# Nameservereinstellung, Webhosting, RAQ550



## Enthusiast (26. September 2006)

Hallo, 
hier habe ich an die hier anwesenden Netzwerk/Webhosting-Profis einige Fragen zum Einrichten einer Netzwerkumgebung bzw. zum Einrichten mehrerer virtueller Webserver. 
Die Fragen, die ich dazu habe, stelle ich aber erst am Ende der Beschreibungen in der ich hoffentlich keine wichtigen Details vergessen habe.

Folgende Situatition stellt sich dar:
Ich möchte eine Firma bei der Gründung unterstützen und werde dazu deren 3-4 Büro PC’s vernetzen. Dies sollte auch noch kein Problem darstellen. Dazu habe ich schon mal einen Windows SBS 2003 Premium installiert der auch als solcher funktioniert.(Habe ich schon öfters aufgesetzt).
Nun möchte ich aber mehrere (private) virtuelle Webserver auf einem mir zur Verfügung stehenden Sun Cobalt RAQ 550 einrichten.(BlueQuartz/Strongbolt)
Der Name des Servers sollte, sagen wir mal „vhost.meinserver.org“ lauten.
Der Name der Domain „meinserver.org“ sowie die weiter unten aufgeführten Domains wurden schon bei ABC registriert.
Die IP Adresse der ersten NIC vom RAQ liegt auf 192.168.0.xxx/24.Mein DSL Router auf 192.168.0.1
Die IP Adresse der zweiten auf 192.168.10.100/24 und entspricht meinem priv. Netzwerk (192.168.10.xxx)
Als DNS-Server Einträge (vhost.meinserver.org) sind folgende Einträge vorgesehen: 192.168.0.1 und als Gateway ebenfalls 192.168.0.1

Nun habe ich Nameservereinträge bei XYZ. beantragt die dann lauten: ns1.nameserver.de
(215.155.12.12) und ns2.nameserver.de (218.104.77.88)
Alle unten angegebenen Domains sind bei XYZ mit diesen Nameservern eingestellt.

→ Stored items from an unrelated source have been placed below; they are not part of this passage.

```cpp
int vp_test_field(vp_ctx *, int op, const vp_F *a, const vp_F *b, vp_F *out, uint64_t n);
int vp_test_beta(vp_ctx *, const vp_F *r, int n, const vp_F *init, vp_F *out);
int vp_test_sha3(vp_ctx *, const uint8_t *in, uint8_t *out, uint64_t n);
int vp_test_fft(vp_ctx *, const vp_F *coefs, int coef_len, int order, int inverse, vp_F *out);
int vp_test_fs_draw(vp_ctx *, int op, const uint8_t state[32], const uint8_t root[32], uint64_t label, uint64_t counter, uint8_t state_out[32], vp_F *r_out);

#ifdef __cplusplus
}
#endif
#endif
```

virgo-plus_amd/__init__.py:

```python
import ctypes
import os
import shutil
import subprocess

PKG_DIR = os.path.dirname(os.path.abspath(__file__))
ROOT = os.path.dirname(PKG_DIR)
CSRC = os.path.join(PKG_DIR, "csrc")
HOST = os.path.join(PKG_DIR, "host")
LIB_GPU = os.environ.get("VP_LIBGPU") or os.path.join(CSRC, "libvpgpu.so")
LIB_GPU_CHECKED = os.path.join(ROOT, "tools", "_build", "checked", "libvpgpu.so")
LIB_GPU_TESTDRV = os.path.join(ROOT, "tools", "_build", "testdrv", "libvpgpu.so")
LIB_HOST = os.path.join(HOST, "libvphost.so")
CLI = os.path.join(HOST, "virgo_plus_run")

GPU_SRC = [os.path.join(CSRC, f) for f in ("vpgpu.hip", "vpgpu_batched.inc", "vpgpu_pc.inc", "vpgpu_pc_shard.inc", "vpgpu_pcverify.inc", "vp_kernels_pcverify.h", "vpgpu_fftgkr.inc", "vpgpu_gkrfs.inc", "vpgpu_upload.inc", "vp_kernels_fftgkr.h", "vp_kernels_gkrfs.h", "vp_kernels.h", "vp_kernels_round.h", "vp_kernels_persist.h", "vp_kernels_batch.h",
                                              "vp_kernels_plan.h", "vp_kernels_pc.h", "vp_kernels_ntt8.h", "vp_kernels_ntt_long.h", "vp_keccak_asm.h", "vp_check.h", "vp_field.h", "vp_fri_layout.h", "vp_pc_live.h", "vp_pc_corners.h")] + [
    os.path.join(ROOT, "include", "vpgpu.h")]
HOST_SRC = [os.path.join(HOST, f) for f in ("circuit.cpp", "prover.cpp", "verifier.cpp", "vphost.cpp")]
HOST_HDR = [os.path.join(HOST, f) for f in ("circuit.hpp", "prover.hpp", "verifier.hpp", "vphost.h", "field.hpp",
                                              "polynomial.hpp", "sha3.hpp", "pc_fs.hpp", "fft_gkr_fs.hpp", "gkr_fs.hpp", "fft_gkr_verify.hpp")]


def _stale(target, sources):
    if not os.path.exists(target):
# ... 65 lines not shown

_gpu = None
_host = None
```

Die Domain „meinserver.org“ verweist (da keine feste IP) bei ABC auf „meinserver.dyndns.org“ (mit Wildcards)

Im RAQ sollten folgende Domains eingerichtet werden: 
1.)	erstedomain.net	    IP 192.168.0.115/24
2.)	zweitedomain.net   IP 192.168.0.116/24
3.)	drittedomain.de	     IP 192.168.0.117/24

Den Webserver der Domains würde ich wie folgt einstellen:
192.168.0.115		     Alias	erstedomain.net
www.erstedomain.net 	Alias	erstedomain.net
ftp.erstedomain.net 	Alias	erstedomain.net
mail.erstedomain.net	Alias	erstedomain.net
mail.erstedomain.net	MX	erstedomain.net
erstedomain.net		NS	ns1.nameserver.de
www.erstedomain.net	NS	ns2.nameserver.de

192.168.0.116	Alias	zweitedomain.net
www.zweitedomain.net 	Alias 	zweitedomain.net
ftp.zweitedomain.net ….
….usw.

Derzeit ist vorgesehen, dass die Webseiten von „erstedomain.net“ aus dem Internet erreichbar sind. (Später sollten die anderen ebenfalls erreichbar sein)
Dazu habe ich am Router eine Portweiterleitung (80/21/443) auf 192.168.0.115 eingerichtet.

Nun meine Fragen:
1.)	Sind DNS Einstellungen am DSL-Router vornehmen (Derzeit Automatisch vom ISP)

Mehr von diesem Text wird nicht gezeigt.